Prof Wendy Barclay, chair of influenza virology at Imperial College London and co-author of the report, said it was not yet known what level of antibody is needed to protect someone from infection or reinfection with Covid-19, but experiments suggested it could be around the same level as the antibody test’s threshold of detection…
Some have raised the possibility that other components of the immune system might continue to offer protection even if antibodies have waned – such as T-cells, which can kill infected cells, or B memory cells, which can rapidly produce new antibodies. However, the team said it is too soon to know if that is the case, or for how long that protection might last, while it is difficult to measure levels of such T-cells.
“The fact that people get reinfected regularly throughout their lives with seasonal coronaviruses [that cause common colds] suggests that the immunity, whether or not it is antibody mediated and/or T-cell mediated, probably isn’t very long-lasting,” said Barclay, who added that the team suspect the body reacts to infection with the new coronavirus in a similar way….
The team said the lack of reinfections could be because it is difficult to confirm such cases – but it may also be that not enough time has passed for antibody levels to have declined to the point where most people are susceptible to reinfection.

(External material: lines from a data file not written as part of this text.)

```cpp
#define SHD_KNOBS(X)                                                                                                  \
                                                                                                     \
  X(SYNC_CHECK, "SHD_SYNC_CHECK", FLAG, PROCESS, "synchronize after every kernel launch so a fault names its launch") \
  X(NO_FAST_PRED, "SHD_NO_FAST_PRED", FLAG, PUSH, "filters run on the expression interpreter, never pre-decoded")     \
  X(FORCE_NFA, "SHD_FORCE_NFA", FLAG, LOAD, "every state plan runs on the generic NFA engine")                        \
  X(NO_LOGICAL_SCAN, "SHD_NO_LOGICAL_SCAN", FLAG, LOAD, "`every e1 -> (e2 or/and e3)` runs on the generic NFA engine") \
  X(NO_ABSENT_SCAN, "SHD_NO_ABSENT_SCAN", FLAG, LOAD, "`every e1 -> not X for t` runs on the generic NFA engine")     \
                                                                                              \
  X(NO_HASH, "SHD_NO_HASH", FLAG, PUSH, "pattern: never sort by hashed buckets")                                      \
  X(HASH_BITS, "SHD_HASH_BITS", INT, PUSH, "pattern: sort by this many hashed-bucket bits (outside 1..32: none)")     \
  X(FUSED_SORT, "SHD_FUSED_SORT", TRISTATE, PUSH, "pattern: fused prepare + first sort pass off / on at any push size") \
  X(TS64, "SHD_TS64", FLAG, PUSH, "pattern: 64-bit sorted timestamps even when 32-bit offsets fit")                   \
  X(RESUME_MODE, "SHD_RESUME_MODE", INT, PUSH, "pattern: deferred-walk mode 0..3 (ignored where the mode cannot run)") \
  X(LOCKSTEP, "SHD_LOCKSTEP", TRISTATE, PUSH, "pattern: lockstep walks off / on wherever they can run")               \
  X(NO_BPOS, "SHD_NO_BPOS", FLAG, PUSH, "pattern: never copy e2 attributes into position order (wins over SHD_BPOS)") \
  X(BPOS, "SHD_BPOS", FLAG, PUSH, "pattern: position-major e2 attributes whenever walks are dense")                   \
  X(NO_SPLIT, "SHD_NO_SPLIT", FLAG, PUSH, "pattern: f2 through eval_fpred per step, not split per comparison")        \
  X(NO_BLOCK_SKIP, "SHD_NO_BLOCK_SKIP", FLAG, PUSH, "pattern: walks never skip 64-position blocks (wins over SHD_BLOCK_SKIP)") \
  X(BLOCK_SKIP, "SHD_BLOCK_SKIP", FLAG, PUSH, "pattern: block skipping at any key density")                           \
  X(NO_RESUME_LIST, "SHD_NO_RESUME_LIST", FLAG, PUSH, "pattern: sparse deferred walks without the compacted list")    \
  X(NO_SCAN_LISTS, "SHD_NO_SCAN_LISTS", FLAG, PUSH, "pattern: open and deferred lists by the list passes, not from the scan") \
  X(NO_IMPLICIT_KEY, "SHD_NO_IMPLICIT_KEY", FLAG, LOAD, "pattern: a key equality in f2 does not partition the plan")  \
                                                                                                  \
  X(KS_GENERIC_F1, "SHD_KS_GENERIC_F1", FLAG, PUSH, "fused sort: f1 through eval_fpred per row, not pre-decoded")     \
                                                                                                  \
  X(NFA_DEBUG, "SHD_NFA_DEBUG", FLAG, LOAD, "NFA: print window-lane decisions (and phase clocks in the prof build)")  \
  X(NFA_CHUNK, "SHD_NFA_CHUNK", INT, PUSH, "NFA: window-lane chunk length in events (at least 1)")                    \
  X(NFA_HASH1_ZERO, "SHD_NFA_HASH1_ZERO", FLAG, PUSH, "NFA: zero the first window-lane state hash (forces the fallback)") \
  X(NFA_WINDOW, "SHD_NFA_WINDOW", TRISTATE, LOAD, "NFA: 0 turns window lanes off")                                    \
  X(NFA_LIST, "SHD_NFA_LIST", INT, LOAD, "NFA: pending-list capacity per key (> 0)")                                  \
  X(NFA_PARTIALS, "SHD_NFA_PARTIALS", INT, LOAD, "NFA: partial capacity per key (> 0)")                               \
  X(NFA_EVENTS, "SHD_NFA_EVENTS", INT, LOAD, "NFA: event capacity per key (> 0)")                                     \
  X(NFA_RECORDS, "SHD_NFA_RECORDS", INT, LOAD, "NFA: record capacity per key (> 0)")                                  \
  X(NFA_TIMERS, "SHD_NFA_TIMERS", INT, LOAD, "NFA: timer capacity per key (> 0)")                                     \
                                                                                               \
  X(DEBUG_ARGS, "SHD_DEBUG_ARGS", FLAG, PUSH, "filter: print k_filter's arguments and stop before the launch")        \
  X(WCHUNK, "SHD_WCHUNK", FLAG, PUSH, "windows: the chunked walk (opt-in)")                                           \
  X(NO_WCHUNK, "SHD_NO_WCHUNK", FLAG, PUSH, "windows: never the chunked walk (wins over SHD_WCHUNK)")                 \
  X(NO_CALLWIN, "SHD_NO_CALLWIN", FLAG, PUSH, "windows: never the call-window path")                                  \
  X(FOLD_LANE, "SHD_FOLD_LANE", FLAG, PUSH, "group fold: one lane per group at any segment length")                   \
// ... 53 lines not shown
```

### siddhi_amd/csrc/primitives.hip

```cpp
#include <cstdlib>

#include "common.h"
#include "radix_tile.h"

namespace shd {

constexpr int kScanItems = 4;
constexpr int kScanTile = kBlock * kScanItems;

__device__ inline uint32_t wave_incl_scan(uint32_t v) {
  int lane = threadIdx.x & 63;
#pragma unroll
  for (int o = 1; o < 64; o <<= 1) {
    uint32_t t = __shfl_up(v, o, 64);
    if (lane >= o) v += t;
  }
  return v;
}
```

The UK’s Health Minister, Lord James Bethell, called the study a “critical piece of research” that could help inform the British government how to take the right action to control the spread of Covid-19.

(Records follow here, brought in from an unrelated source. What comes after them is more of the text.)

template <int BR>
__device__ __forceinline__ void epilogue_gated(const TcParams& p, const TcOutMaps& om, const Handoff& h, int n,
                                               int a_row0, int a_z, int b_row0) {
    constexpr int NC = 2 * BR;
    const int t = a_row0 + (threadIdx.x & 127), b = a_z, C = p.Nc;
    const bool tv = t < p.T, tma = p.tma_out != 0;
    const float* __restrict__ bias = p.bias;
    const float* __restrict__ res = p.res;
    const float* __restrict__ spk = p.spk;
    float* __restrict__ yo = p.y;
    float* __restrict__ ao = p.save_a;
    float* __restrict__ so = p.save_s;
    float* tile = h.tile;
    float* st = h.staging;
    const bool need_res = (p.gate_mode != 0) || p.residual;
    const size_t base = ((size_t)b * C + b_row0) * p.T + (tv ? t : 0);
    if (need_res) {
        if (tma) mbar_wait(h.in_full, n & 1);
        else {
#pragma unroll 8
            for (int c = 0; c < BR; ++c) st[dense_at<BR>(c)] = tv ? __ldg(&res[base + (size_t)c * p.T]) : 0.f;
        }
    }
#pragma unroll 1
    for (int c32 = 0; c32 < BR; c32 += 32) {
        float sp[32], ba[32], bb[32];
        const size_t cb = base + (size_t)c32 * p.T;
#pragma unroll
        for (int i = 0; i < 32; ++i) {
            ba[i] = __ldg(&bias[b_row0 + c32 + i]);
            bb[i] = __ldg(&bias[C + b_row0 + c32 + i]);
            if (spk) sp[i] = tv ? __ldg(&spk[cb + (size_t)i * p.T]) : 0.f;
        }
#pragma unroll
        for (int i = 0; i < 32; ++i) {
            const int cl = c32 + i;
            float va = tile[dense_at<NC>(cl)];
            if (spk) va += sp[i];
            const float a = va + ba[i];
            const float s = sigmoidf_(tile[dense_at<NC>(BR + cl)] + bb[i]);
            const float rr = need_res ? st[dense_at<BR>(cl)] : 0.f;
            float y;
            if (p.gate_mode == 0) {
                y = a * s;
                if (p.residual) y = (y + rr) * 0.70710678118654752f;
            } else {
                y = s * a + (1.f - s) * rr;
            }
            st[dense_at<BR>(cl)] = y;
            tile[dense_at<NC>(cl)] = a;
            tile[dense_at<NC>(BR + cl)] = s;
        }
    }
    if (tma) {
        fence_proxy_async();
        named_bar_sync(1, 128);
        if ((threadIdx.x & 127) == 0) {
#pragma unroll
            for (int q = 0; q < 4; ++q) {
                const int t0 = a_row0 + 32 * q;
                if (t0 >= p.T) break;
                tma_store_3d(&om.out[0], st + q * BR * 32, t0, b_row0, b);
                if (ao) tma_store_3d(&om.out[1], tile + q * NC * 32, t0, b_row0, b);
                if (so) tma_store_3d(&om.out[2], tile + q * NC * 32 + BR * 32, t0, b_row0, b);
            }
        }
    } else if (tv) {
#pragma unroll 8
        for (int c = 0; c < BR; ++c) {
            const size_t idx = base + (size_t)c * p.T;
            yo[idx] = st[dense_at<BR>(c)];
            if (ao) ao[idx] = tile[dense_at<NC>(c)];
            if (so) so[idx] = tile[dense_at<NC>(BR + c)];
        }
    }
    release_tile(h, tma);
}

“It is also important that everyone knows what this means for them — this study will help in our fight against the virus, but testing positive for antibodies does not mean you are immune to Covid-19,” Bethell said in a news release….
Dr. Claudia Hoyen, who specializes in pediatric infectious diseases at University Hospitals of Cleveland, thought the study was interesting and encouraging, since it suggests that at least where antibodies are concerned, this coronavirus acts like other coronaviruses…
“This study is really like the first piece of the puzzle that actually gives us the indication that, yes, these antibodies don’t seem to stick around for everybody,” Hoyen said. “At least in this case, this virus is sort of acting like we can predict, which is a good thing because everything about this virus has been so off the wall.” Hoyen said the study also “cements the fact that we’re going to be in masks for a while.”…
“I think the sooner we resolve ourselves to the fact that this is what we have to do to get through this, we can accept it and move on. This data clearly shows that your antibodies go away. So just because you have had it once, doesn’t make you’ immune and it also means you can be contagious again.”
Needless to say, this doesn’t change my plans. But I wonder what two years of restricted activities (that looks to be a conservative estimate) is going to produce recreational PTSD. Will I ever feel comfortable in an old-normal bar, or restaurant, or conference?
Needless to say, that’s far from the biggest worry. The press reports tonight on protests in many cities in Italy over the latest round of Covid restrictions. When governments act so that meaningful numbers of people lose income and suffer more burdens (like having to care for kids at home when they were formerly at school) without making concerted efforts to ameliorate a lot of the damage, it should come as no surprise that they don’t want to go along. But the West seems incapable of getting out of its neoliberal underwear.